How do we do that? Not by telling them what to do, as though we were expert know-it-alls. On the contrary, LifeTrek coaches often have minimal specific expertise in the subject matter at hand. But we nevertheless make a significant difference in the progress of our clients, by getting them to pay attention to critical variables in the present moment.
That proves to be important to both productivity and enjoyment in life and work. Unless we are fully attentive to the critical variables in the here and now, we often struggle with ourselves and fail to get where we want to go.
I like the connection between being in the here and now and paying attention. It does cost something — that’s why it’s called “paying” attention • to be in the present moment. We have to set aside the past and future in order to notice those things that are going on and make a difference in the here and now.
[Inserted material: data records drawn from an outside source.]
def activation_code(activation: str) -> int:
# ... 117 lines not shown
    "ttx_tokenizer_encode": (C.c_int, [_VP, C.c_char_p, _VP, _I]),
    "ttx_tokenizer_encode_batch": (C.c_int, [_VP, C.POINTER(C.c_char_p), _I, _VP, _I]),
    "ttx_tokenizer_decode": (C.c_int, [_VP, _VP, _I, _VP, _I]),
    "ttx_debug_step_snapshot": (C.c_int, [_VP, C.POINTER(C.c_int32), _VP, _VP, _VP, _VP]),
    "ttx_debug_gemm_bench": (C.c_int, [_VP, _I, _I, _I, _I, _I, _I, C.POINTER(C.c_double), C.POINTER(C.c_double)]),
    "ttx_debug_gemm": (C.c_int, [_VP, _VP, _I, _VP, _I, _VP, _VP, _I, _VP, _I, _I, _I, _I, _I, C.c_int64, _I, _I,
                                 C.POINTER(C.c_int32), _VP]),
    "ttx_debug_gemm_act": (C.c_int, [_VP, _VP, _I, _VP, _I, _VP, _VP, _I, _VP, _I, _I, _I, _I, _I, C.c_int64, _I, _I,
                                     C.POINTER(C.c_int32), _VP]),
    "ttx_debug_finish_ln": (C.c_int, [_VP, _VP, _I, C.c_int64, _VP, _VP, _VP, _VP, _VP, _VP, _VP, _VP, _VP, _I, _I, C.c_float, _VP]),
    "ttx_debug_attn": (C.c_int, [_VP, _VP, _I, _VP, _VP, _I, _VP, _I, C.c_float, _I, _I, _VP, _I, _VP, _VP, _VP, _VP, _VP, _VP, _VP, _VP,
                                 C.c_int64, _VP, _I, _I, _I, _I, _I, _I, _I, _I, C.POINTER(C.c_int32), _VP]),
    "ttx_debug_attn_hd": (C.c_int, [_VP, _VP, _I, _VP, _VP, _I, _VP, _I, _I, C.c_float, _I, _I, _VP, _I, _VP, _VP, _VP, _VP, _VP, _VP, _VP,
                                    _VP, C.c_int64, _VP, _I, _I, _I, _I, _I, _I, _I, _I, C.POINTER(C.c_int32), _VP]),
    "ttx_debug_attn_as": (C.c_int, [_VP, _VP, _I, _VP, _VP, _I, _VP, _I, _I, C.c_float, _I, _I, _VP, _I, _VP, _VP, _VP, _VP, _VP, _VP, _VP,
                                    _VP, C.c_int64, _VP, _I, _I, _I, _I, _I, _I, _I, _I, C.POINTER(C.c_int32), _I, _I, _VP]),
    "ttx_debug_argmax": (C.c_int, [_VP, _VP, _I, _VP, _VP, _I, _VP]),
    "ttx_debug_embed": (C.c_int, [_VP, _VP, _I, _VP, _I, _I, _VP, _VP, _I, _I, _VP, _VP, _VP, _I, _VP, _I, _I, _I, _I, _I, _VP]),
    "ttx_debug_accept": (C.c_int, [_VP, C.POINTER(DebugAcceptArgs), C.POINTER(C.c_int64), _VP]),
    "ttx_debug_kvcopy": (C.c_int, [_VP, _VP, _I, _VP, C.c_int64, _VP, _VP, C.c_int64, C.c_int64, _I, _I, _I, _I, _I, _VP]),
    "ttx_debug_kvcopy_split": (C.c_int, [_VP, _VP, _I, _VP, C.c_int64, _VP, _VP, C.c_int64, C.c_int64, _I, _I, _I, _I, _I, _VP, _VP,
                                         C.c_int64, _VP]),
    "ttx_debug_probe_split": (C.c_int, [_VP, _VP, _VP, _VP, _I, _I, _I, _I, _VP, _VP, C.POINTER(C.c_int32), _VP]),
    "ttx_debug_merge_pred": (C.c_int, [_VP, _VP, _VP, _VP, _VP, _I, _I, _I, _I, _VP]),
    "ttx_debug_probe_split_select": (C.c_int, [_VP, _VP, _VP, _VP, _I, _I, _I, _I, _VP, _VP, _VP, _VP, _VP, C.POINTER(C.c_int32), _VP]),
    "ttx_debug_merge_pred_select": (C.c_int, [_VP, _VP, _VP, _VP, _VP, _I, _I, _I, _I, _VP, _VP, _VP]),
    "ttx_debug_kvcopy_select": (C.c_int, [_VP, _VP, _I, _VP, C.c_int64, _VP, _VP, C.c_int64, C.c_int64, _I, _I, _I, _I, _I, _VP, _VP,
                                          C.c_int64, _VP, _VP, _VP]),
    "ttx_debug_embed_select": (C.c_int, [_VP, _VP, _I, _VP, _I, _I, _VP, _VP, _VP, _VP, _I, _VP, _I, _I, _I, _I, _VP, _I, _VP]),
    "ttx_debug_attn_select": (C.c_int, [_VP, _VP, _I, _VP, _VP, _I, _VP, _I, C.c_float, _I, _VP, _I, _VP, _VP, _VP, _VP, _VP, _VP, _VP,
                                        C.c_int64, _VP, _I, _I, _I, _I, _I, _I, _I, _I, C.POINTER(C.c_int32), _VP, _VP, _VP]),
    "ttx_pool_last_counters": (C.c_int, [_VP, C.POINTER(C.c_int64)]),
    "ttx_attn_staged_key_limit": (C.c_int, [_I, _I]),
    "ttx_last_kernel_profile": (C.c_int, [_VP, C.POINTER(C.c_double), C.POINTER(C.c_int64), C.POINTER(C.c_double)]),
}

That’s the cost, but it’s an investment worth making.
In his book, The Inner Game of Work, Tim Gallwey tells the story of his consultations with AT&T, soon after the breakup of their communication monopoly. Being in a competitive marketplace was a new experience, and the corporate culture was having a hard time adapting. “That’s not how we do things here,” was a spoken and unspoken rule. Fear of the future was rampant. They knew they had to do things differently, they just didn’t know what or how.
Gallwey was brought in to work with the customer service team, those operators who answer the phone when people call with a problem or complaint. AT&T wanted to improve the “courtesy ratings” of these operators without increasing the average time per call. It was a daunting task, to be sure. And Gallwey agreed to take the assignment on two conditions. First, participation had to be voluntary. No one would be forced to take the training or use the tools.
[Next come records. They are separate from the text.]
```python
@dataclass
class SanaConfig:
    in_channels: int = 32
    out_channels: int = 32
    num_attention_heads: int = 70
    attention_head_dim: int = 32
    num_layers: int = 20
# ... 129 lines not shown
            self._text_rows = self.plan_dynamic["text_rows"] = int(enc.shape[0])
        key = (latents.data_ptr(), tuple(latents.shape), enc.data_ptr(), enc_shape, timestep.data_ptr(),
               key_bias.data_ptr(), kv_len.data_ptr(), None if kv_off is None else kv_off.data_ptr(),
               None if pev is None else id(pev[0]), self._schedule_flags())
        out = self.planned("fwd", key, lambda: self.forward_impl(latents, enc, timestep, None, key_bias=key_bias,
                                                                 kv_len=kv_len, kv_work=kv_work, kv_off=kv_off))
        self.param_events = None
        self._saved.kv_work = kv_work
        if kv_off is not None and self._saved.Mt != int(enc.shape[0]):
            self._retarget_text(self._saved, enc)
        return out

    def _retarget_text(self, S, enc):
        Mt, D, f32 = int(enc.shape[0]), self.cfg.inner_dim, torch.float32
        if Mt > S.Mt_cap:
            raise RuntimeError("packed text rows exceed the capacity the forward was recorded with")

        def tb(name, cols, dtype=BF16):
            return (self._buf(name, (S.Mt_cap, cols), dtype) if cols else self._buf(name, (S.Mt_cap,), dtype))[:Mt]
        S.Mt, S.enc2d = Mt, enc.view(Mt, -1)
        S.zc1, S.c1, S.c2, S.encn = tb("cap_z1", D), tb("cap_c1", D), tb("cap_c2", D), tb("cap_n", D)
        S.enc_rstd = tb("cap_rstd", 0, f32)
        S.kv2 = [tb(f"b{i}.kv2", 2 * D) for i in range(self.cfg.num_layers)]
        for A, kv in zip(S.blocks, S.kv2):
            A.kv2 = kv

    def backward_device(self, dpred):
        S = self._saved
        work = S.kv_work
        if work is not None:
            self.plan_dynamic["n_work"] = int(work.shape[0])
        if S.kv_off is not None:
            self.plan_dynamic["text_rows"] = self._text_rows
        key = (id(S), dpred.data_ptr(), self.accumulate_grads, id(self.grad_ready), None if work is None else work.data_ptr(),
               self._schedule_flags())
        self.planned("bwd", key, lambda: self.backward_impl(dpred))

    def forward_impl(self, latents, enc, timestep, mask=None, key_bias=None, kv_len=None, kv_work=None, kv_off=None):
        cfg, P = self.cfg, self.P
        D, Hc, H1, H2, dh2 = cfg.inner_dim, cfg.ffn_hidden, cfg.num_attention_heads, cfg.num_cross_attention_heads, \
            cfg.cross_attention_head_dim
        B, Cin, h, w = latents.shape
        N, M = h * w, B * h * w
        packed = kv_off is not None
        if packed and (key_bias is None or kv_len is None or enc.dim() != 2 or enc.shape[0] % 256 or not enc.shape[0]):
            raise ValueError("packed text: enc [rows, C] (rows a multiple of 256) with key_bias [B, T], kv_len [B], kv_off [B]")
        T = key_bias.shape[1] if packed else enc.shape[1]
        Mt = enc.shape[0] if packed else B * T
        Mt_cap = max(-(-(B * T) // 256) * 256 if packed else B * T, Mt)
        Cout = cfg.out_channels
        dev = self.dev
        latents = latents.to(device=dev, dtype=BF16).contiguous()
        enc2d = enc.to(device=dev, dtype=BF16).contiguous().view(Mt, -1)
        t_f32 = timestep.to(device=dev, dtype=torch.float32).contiguous()
        if key_bias is None:
            if mask is None:
                key_bias = torch.zeros(B, T, dtype=torch.float32, device=dev)
                kv_len = torch.full((B,), T, dtype=torch.int32, device=dev)
            else:
                mdev = mask.to(dev)
                key_bias = ((1 - mdev.to(BF16)) * -10000.0).float().contiguous()
                idx = torch.arange(1, T + 1, device=dev, dtype=torch.int32)
                kv_len = (mdev.to(torch.int32) * idx).amax(dim=1).to(torch.int32).contiguous()
        S = SimpleNamespace(B=B, h=h, w=w, N=N, M=M, T=T, Mt=Mt, Mt_cap=Mt_cap, key_bias=key_bias, kv_len=kv_len,
                            kv_work=kv_work, kv_off=kv_off, enc2d=enc2d, blocks=[])
        buf = self._buf

        def tbuf(name, cols, dtype=BF16):
            return buf(name, (Mt_cap, cols), dtype)[:Mt] if cols else buf(name, (Mt_cap,), dtype)[:Mt]
# ... 148 lines not shown
                    joins.append(self._ev_record(st))
            run_chain(bounds[0], bounds[1], main)
            for ev in joins:
                self._ev_wait(main, ev)
        self._saved = S
        return pred.view(B, Cout, h, w)

    def backward_impl(self, dpred):
        S = self._saved
        if S is None:
            raise RuntimeError("backward_impl called without a saved forward")
        ops.gemm_concurrency(2 if self.side_wgrad else 1)
        cfg, P, G = self.cfg, self.P, self.G
        D, Hc, H1, H2, dh2 = cfg.inner_dim, cfg.ffn_hidden, cfg.num_attention_heads, cfg.num_cross_attention_heads, \
            cfg.cross_attention_head_dim
        B, h, w, N, M, T, Mt = S.B, S.h, S.w, S.N, S.M, S.T, S.Mt
        Cout, Cin = cfg.out_channels, cfg.in_channels
        acc = self.accumulate_grads
        buf = self._buf
        packed, Mt_cap = S.kv_off is not None, S.Mt_cap

        def tbuf(name, cols, dtype=BF16):
            return buf(name, (Mt_cap, cols), dtype)[:Mt]

        text_scope = (lambda: ops.text_rows(Mt)) if packed else contextlib.nullcontext
        f32, u8 = torch.float32, torch.uint8
        ws_col = buf("ws_col", (int(ops._lib().yat_colsum_workspace_bytes(max(M, Mt_cap), max(2 * Hc, 6 * D, 3 * D))),), u8)
        ws_ln = buf("ws_ln", (ops.ln_bwd_workspace_bytes(M, D, N),), u8)
        ws_gate = buf("ws_gate", (int(ops._lib().yat_gate_bwd_workspace_bytes(M, D, N)),), u8)
        ws_dw = buf("ws_dw", (ops.dwconv_glu_bwd_workspace_bytes(B, h, w, Hc),), u8)
        la_ws = buf("la_ws", (ops.linear_attn_workspace_bytes(B, N, H1),), u8)
        scale2 = 1.0 / math.sqrt(dh2)
        ad = self.adapters

        def dgrad(dy_, w_, out=None, residual=None):
            r_ = ops.linear_dgrad(dy_, w_, out=out, residual=residual)
            if ad is not None:
                flush_adapter_wgrads(dy_, ad.dgrad_term(dy_, w_, r_))
            return r_

        pending_ad = []

        def flush_adapter_wgrads(dy_=None, hs=None):
            keep = []
            for item in pending_ad:
                if dy_ is None or item[0].data_ptr() == dy_.data_ptr():
                    run_off_chain(lambda item=item, hs=(hs if dy_ is not None else None):
                                  ad.wgrad(*item, accumulate=acc, hs=hs))
                else:
                    keep.append(item)
            pending_ad[:] = keep

        main = torch.cuda.current_stream()
        side = self._side_stream() if self.side_wgrad else None

        def run_off_chain(fn):
            if side is None:
                fn()
                return
            self._wait_stream(side, torch.cuda.current_stream())
            with torch.cuda.stream(side):
                fn()

        def wgrad(dy, x, key, shape2d, bias_key=None):
            def run():
                if ad is not None:
# ... 126 lines not shown
                ops.linear_attn_bwd(A.qkv, B, N, H1, D, 2 * D, dattn, dqkv, la_ws, state=A.la_state)
            wqkv, gqkv = self._fused(pre + "attn1.to_q.weight", 3 * D, D)
            emit(dqkv, A.h1, gqkv)
            dh1 = dgrad(dqkv, wqkv, out=buf(f"dh1.{par}", (M, D)))
            ln1 = (A.x_in, A.mean1, A.rstd1, mod2d[:, D:2 * D], 6 * D, N, dh1)
            dx = ops.ln_modulate_bwd(*ln1, dx1, dx, dmod2d[:, 0:D], dmod2d[:, D:2 * D], 6 * D, ws_ln,
                                     parts=1 if side is not None else 3)

            def table_grads(ln1=ln1, dmod=dmod, dmod2d=dmod2d, pre=pre):
                if side is not None:
                    ops.ln_modulate_bwd(*ln1, None, None, dmod2d[:, 0:D], dmod2d[:, D:2 * D], 6 * D, ws_ln, parts=2)
                ops.modulation_bwd(dmod, G[pre + "scale_shift_table"], dtmod, D, accumulate_table=acc)
            off_chain(table_grads)

            def block_grads(deferred=deferred, dx2=dx2, dq2=dq2, dkv2=dkv2, wkv=wkv, gbkv=gbkv, pre=pre,
                            first=(i == cfg.num_layers - 1)):
                if deferred:
                    for dy_, x_, gw_, _, text_ in deferred:
                        with (text_scope() if text_ else contextlib.nullcontext()):
                            ops.linear_wgrad(dy_, x_, gw_, accumulate=acc)
                    for dy_, _, _, bias_, text_ in deferred:
                        if bias_ is not None:
                            with (text_scope() if text_ else contextlib.nullcontext()):
                                ops.colsum(dy_, bias_, ws_col, accumulate=acc)
                with text_scope():
                    dgrad(dkv2, wkv, out=denc, residual=None if first else denc)

            if ad is not None:
                flush_adapter_wgrads()
            if side is None:
                block_grads()
                if self.grad_ready is not None:
                    self._callback(self.grad_ready, i + 1)
            else:
                self._wait_stream(side, main)
                with torch.cuda.stream(side):
                    block_grads()
                    if self.grad_ready is not None:
                        self._callback(self.grad_ready, i + 1)
                    set_done[par] = self._ev_record(side)
        if side is not None:
            self._wait_stream(main, side)
            side = None
        wgrad(dx, S.x_tok, "patch_embed.proj.weight", (D, Cin), "patch_embed.proj.bias")
        dc2 = tbuf("dc2", D)
        ws_rms = buf("ws_rms", (int(ops._lib().yat_rmsnorm_bwd_workspace_bytes(Mt_cap, D)),), u8)
        with text_scope():
            ops.rmsnorm_bwd(S.c2, P["caption_norm.weight"], S.enc_rstd, denc, dc2, G["caption_norm.weight"], ws_rms,
                            accumulate_dw=acc)
            wgrad(dc2, S.c1, "caption_projection.linear_2.weight", (D, D), "caption_projection.linear_2.bias")
            dc1 = dgrad(dc2, P["caption_projection.linear_2.weight"], out=denc)
            dzc1 = ops.act_bwd(S.zc1, dc1, "gelu_tanh", dc2)
            wgrad(dzc1, S.enc2d, "caption_projection.linear_1.weight", (D, cfg.caption_channels),
                  "caption_projection.linear_1.bias")
        dtmod_b = ops.f32_to_bf16(dtmod, buf("dtmod_b", (B, 6 * D)))
        wgrad(dtmod_b, S.se, "time_embed.linear.weight", (6 * D, D), "time_embed.linear.bias")
        dse = ops.linear_dgrad(dtmod_b, P["time_embed.linear.weight"], out=buf("te_d1", (B, D)))
        demb_a = ops.act_bwd(S.embedded, dse, "silu", buf("te_d2", (B, D)))
        demb_b = ops.f32_to_bf16(demb, buf("te_d3", (B, D)))
        d_emb = ops.add_bf16(demb_a, demb_b, buf("te_d1", (B, D)))
        wgrad(d_emb, S.e1, "time_embed.emb.timestep_embedder.linear_2.weight", (D, D), "time_embed.emb.timestep_embedder.linear_2.bias")
        de1 = dgrad(d_emb, P["time_embed.emb.timestep_embedder.linear_2.weight"], out=buf("te_d2", (B, D)))
        dz1 = ops.act_bwd(S.z1, de1, "silu", buf("te_d3", (B, D)))
        wgrad(dz1, S.tproj, "time_embed.emb.timestep_embedder.linear_1.weight", (D, 256), "time_embed.emb.timestep_embedder.linear_1.bias")
        if self.grad_ready is not None:
            self._callback(self.grad_ready, 0)
        if ad is not None:
            ad.project()

    def save_pretrained(self, path):
        import json
        import os
        from safetensors.torch import save_file
        os.makedirs(path, exist_ok=True)
        self.join_pending_update()
        sd = {k: v.detach().cpu().contiguous() for k, v in self.state_dict().items()}
        save_file(sd, os.path.join(path, "diffusion_pytorch_model.safetensors"))
        cfgd = asdict(self.cfg)
        cfgd.update({"_class_name": "SanaTransformer2DModel", "cross_attention_dim": self.cfg.cross_attention_dim,
                     "attention_bias": False, "dropout": 0.0, "norm_elementwise_affine": False,
                     "interpolation_scale": None})
        with open(os.path.join(path, "config.json"), "w") as f:
            json.dump(cfgd, f, indent=2)

    @classmethod
    def from_pretrained(cls, path, device="cuda", **_):
        import json
        import os
        from safetensors.torch import load_file
        with open(os.path.join(path, "config.json")) as f:
            raw = json.load(f)
        known = {k: raw[k] for k in SanaConfig.__dataclass_fields__ if k in raw}
        model = cls(SanaConfig(**known), device=device)
        model.load_state_dict(load_file(os.path.join(path, "diffusion_pytorch_model.safetensors")))
        return model
```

Second, “courtesy” would not have to be the subject of his training. In fact, he eschewed the notion of a traditional training program preferring, instead, to adopt a coach approach to improving the experience of work itself. The assumption, of course, was that one would follow the other • that satisfied operators would lead to satisfied customers. But this agenda was not put on the table as either the rationale for or the intended output of the program.
Gallwey was free to work with people his way, and he began by observing the operators at work, interviewing some of them, and identifying the major obstacles. “The picture,” Gallwey notes, “became clear quite quickly. (1) Most operators were bored and were doing their jobs very mechanically. (2) In spite of the boredom, there was a lot of stress on the job because operator productivity was monitored and measured closely and constantly. (3) Operators felt they were treated like kids in elementary school by the system and by their supervisors.”
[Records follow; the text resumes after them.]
-  void finish() {
-    while (count_ > 0) run(std::min(count_, chunk_));
-  }
- private:
-  void run(int c) {
+    FE_CHECK((size_t)(slot + xt.n) * per_ <= x_->clip_in_cap, "clip batcher: slot %d + %d past the staging buffer", slot, xt.n);
+    FE_HIP(hipMemcpyAsync(x_->clip_in + (size_t)slot * per_, xt.p, (size_t)xt.n * per_ * sizeof(float), hipMemcpyDeviceToDevice, x_->c.stream));
+  }
+  void run(int c, int done) {
     Ctx& C = x_->c;
     const size_t mark = C.arena.mark();
     Tensor x;
     x.p = x_->clip_in; x.n = c; x.h = hw_; x.w = hw_; x.c = 4; x.ld = 4;
-    clip_tower(C, x, feat_ + (size_t)done_ * od_);
-    if (norm_) l2_normalize(C, feat_ + (size_t)done_ * od_, norm_ + (size_t)done_ * od_, c, od_);
-    if (aes_) aesthetic_forward(C, *C.aesthetic, feat_ + (size_t)done_ * od_, c, aes_ + done_);
+    clip_tower(C, x, feat_ + (size_t)done * od_);
+    if (norm_) l2_normalize(C, feat_ + (size_t)done * od_, norm_ + (size_t)done * od_, c, od_);
+    if (aes_) aesthetic_forward(C, *C.aesthetic, feat_ + (size_t)done * od_, c, aes_ + done);
     C.arena.rewind(mark);
-    const int left = count_ - c;
-    compact_crops(x_->clip_in, per_, c, left, C.stream);
+  }
+  void compact(int c, int left) { compact_crops(x_->clip_in, per_, c, left, x_->c.stream); }
+  void push(const Tensor& xt) {
+    stage(xt, count_);
+    count_ += xt.n;
+    while (count_ >= chunk_) consume(chunk_);
+  }
+  void finish() {
+    while (count_ > 0) consume(std::min(count_, chunk_));
+  }
+ private:
+  void consume(int c) {
+    run(c, done_);
+    compact(c, count_ - c);
     done_ += c;
-    count_ = left;
+    count_ -= c;
   }
   fe_ctx* x_;
   float *feat_, *norm_, *aes_;
   int hw_ = 224, od_ = 768, chunk_ = 1, count_ = 0, done_ = 0;
   size_t per_ = 0;
 };
+constexpr size_t kSampBytesPerImage = (size_t)150 << 20;
 class SampBatcher {
  public:
   SampBatcher(fe_ctx* ctx, int n_total, int max_push, float* pw, float* at, float* sd) : x_(ctx), pw_(pw), at_(at), sd_(sd) {
     const size_t room = ctx->c.arena.capacity() > ((size_t)8 << 30) ? ctx->c.arena.capacity() - ((size_t)8 << 30) : ctx->c.arena.capacity() / 4;
-    const int fit = (int)std::min<size_t>(128, std::max<size_t>(1, room / ((size_t)150 << 20)));
+    const int fit = (int)std::min<size_t>(128, std::max<size_t>(1, room / kSampBytesPerImage));
     chunk_ = std::max(1, std::min(n_total, std::max(fit, std::min(max_push, 32))));
     per_ = (size_t)224 * 224 * 4;
     const size_t need = (size_t)(chunk_ + max_push) * per_;
@@ -183,27 +181,35 @@
       ctx->samp_in_cap = need;
     }
   }
-  void push(const Tensor& xt) {
+  int chunk() const { return chunk_; }
+  void stage(const Tensor& xt, int slot) {
     FE_CHECK(xt.c == 4 && xt.ld == 4 && xt.h == 224 && xt.w == 224, "samp batcher: crop layout");
-    FE_HIP(hipMemcpyAsync(x_->samp_in + (size_t)count_ * per_, xt.p, (size_t)xt.n * per_ * sizeof(float), hipMemcpyDeviceToDevice, x_->c.stream));
-    count_ += xt.n;
-    while (count_ >= chunk_) run(chunk_);
-  }
-  void finish() {
-    while (count_ > 0) run(std::min(count_, chunk_));
-  }
- private:
-  void run(int c) {
+    FE_CHECK((size_t)(slot + xt.n) * per_ <= x_->samp_in_cap, "samp batcher: slot %d + %d past the staging buffer", slot, xt.n);
+    FE_HIP(hipMemcpyAsync(x_->samp_in + (size_t)slot * per_, xt.p, (size_t)xt.n * per_ * sizeof(float), hipMemcpyDeviceToDevice, x_->c.stream));
+  }
+  void run(int c, int done) {
     Ctx& C = x_->c;
     const size_t mark = C.arena.mark();
     Tensor x;
     x.p = x_->samp_in; x.n = c; x.h = 224; x.w = 224; x.c = 4; x.ld = 4;
-    samp_chunk(x_, x, true, pw_ + (size_t)done_ * 8, at_ + (size_t)done_ * 6, sd_ + (size_t)done_ * 5, nullptr);
+    samp_chunk(x_, x, true, pw_ + (size_t)done * 8, at_ + (size_t)done * 6, sd_ + (size_t)done * 5, nullptr);
     C.arena.rewind(mark);
-    const int left = count_ - c;
-    compact_crops(x_->samp_in, per_, c, left, C.stream);
+  }
+  void compact(int c, int left) { compact_crops(x_->samp_in, per_, c, left, x_->c.stream); }
+  void push(const Tensor& xt) {
+    stage(xt, count_);
+    count_ += xt.n;
+    while (count_ >= chunk_) consume(chunk_);
+  }
+  void finish() {
+    while (count_ > 0) consume(std::min(count_, chunk_));
+  }
+ private:
+  void consume(int c) {
+    run(c, done_);
+    compact(c, count_ - c);
     done_ += c;
-    count_ = left;
+    count_ -= c;
   }
   fe_ctx* x_;
   float *pw_, *at_, *sd_;
@@ -226,14 +232,37 @@
   rec[(size_t)img * ld + f] = v;
 }
 
+bool side_lane_ready(fe_ctx* ctx, size_t need) {
+  auto& s = ctx->side;
+  try {
+    if (!s.stream) FE_HIP(hipStreamCreateWithFlags(&s.stream, hipStreamNonBlocking));
+    for (hipEvent_t* e : {&s.ev_start, &s.ev_join, &s.ev_read[0], &s.ev_read[1]})
+      if (!*e) FE_HIP(hipEventCreateWithFlags(e, hipEventDisableTiming));
+    if (s.arena.capacity() < need) {
+      FE_HIP(hipStreamSynchronize(s.stream));
+      s.arena.init(need);
+    }
+    return true;
+  } catch (const std::exception&) {
+    (void)hipGetLastError();
+    return false;
+  }
+}
+size_t side_arena_bytes(fe_ctx* ctx, int mb, int h, int w, int clip_chunk, int samp_chunk) {
+  const size_t tower = std::max((size_t)clip_chunk * ((size_t)32 << 20), (size_t)samp_chunk * kSampBytesPerImage);
+  const size_t ow = w <= h ? 224 : (size_t)(224.0 * w / h) + 1;
+  const size_t pre = (size_t)mb * ((size_t)h * ow * 3 + (size_t)224 * 224 * (3 + 16) + 1024);
+  return std::min(ctx->c.arena.capacity(), tower + pre + ((size_t)64 << 20));
+}
+
 int ensemble_run(fe_ctx* ctx, const uint8_t* rgb, int n, int h, int w, int on_device, float* d_rec, int ld) {
+  using namespace fe::plan;
   Ctx& C = ctx->c;
   const size_t per = (size_t)h * w * 3;
   const size_t n4 = ((size_t)n + 3) & ~(size_t)3;
   const size_t o_aes = n4, o_pw = 2 * n4, o_at = o_pw + 8 * n4, o_sd = o_at + 6 * n4, o_emb = o_sd + 5 * n4,
                o_feat = o_emb + 768 * n4, total = o_feat + 768 * n4;
   float* d_pl = ctx->out_buf(total);
-  FE_HIP(hipMemsetAsync(d_pl, 0, total * sizeof(float), C.stream));
   const int sel = ctx->ensemble_mask;
   const bool do_topiq = (sel & 1) && C.topiq && C.topiq->has_head, do_clip = (sel & 2) && C.clip, do_samp = (sel & 4) && C.samp && C.u2netp;
   float* p_topiq = d_pl;  float* p_aes = d_pl + o_aes;  float* p_pw = d_pl + o_pw;  float* p_at = d_pl + o_at;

These conditions produced a lot of discontent and hostility. No wonder courtesy was in such short supply! Gallwey’s solution? Deal with the root causes. Instead of insisting upon courtesy, the desired outcome, design a game that operators could play while they worked to reduce on-the-job boredom, stress, and unhappiness. It was a brilliant strategy, getting the operators to grapple in new ways with the here and now of a routine job.
At first the operators were skeptical. How could they reduce on-the-job boredom, stress, and unhappiness? That went with the territory, and there was nothing they could do about. But using the coach approach, Gallwey got 100% of the operators interested in giving it a try.
They decided to focus on what they could learn about each and every customer from the tone of their voice and any background noises. They actually rated the customers, on a scale of one to ten, as to how agitated they were. Then they tried to impact the customers’ attitudes by expressing different qualities in their own voices. It became a fun game, as the operators acted in different ways to see how different approaches would impact the customer.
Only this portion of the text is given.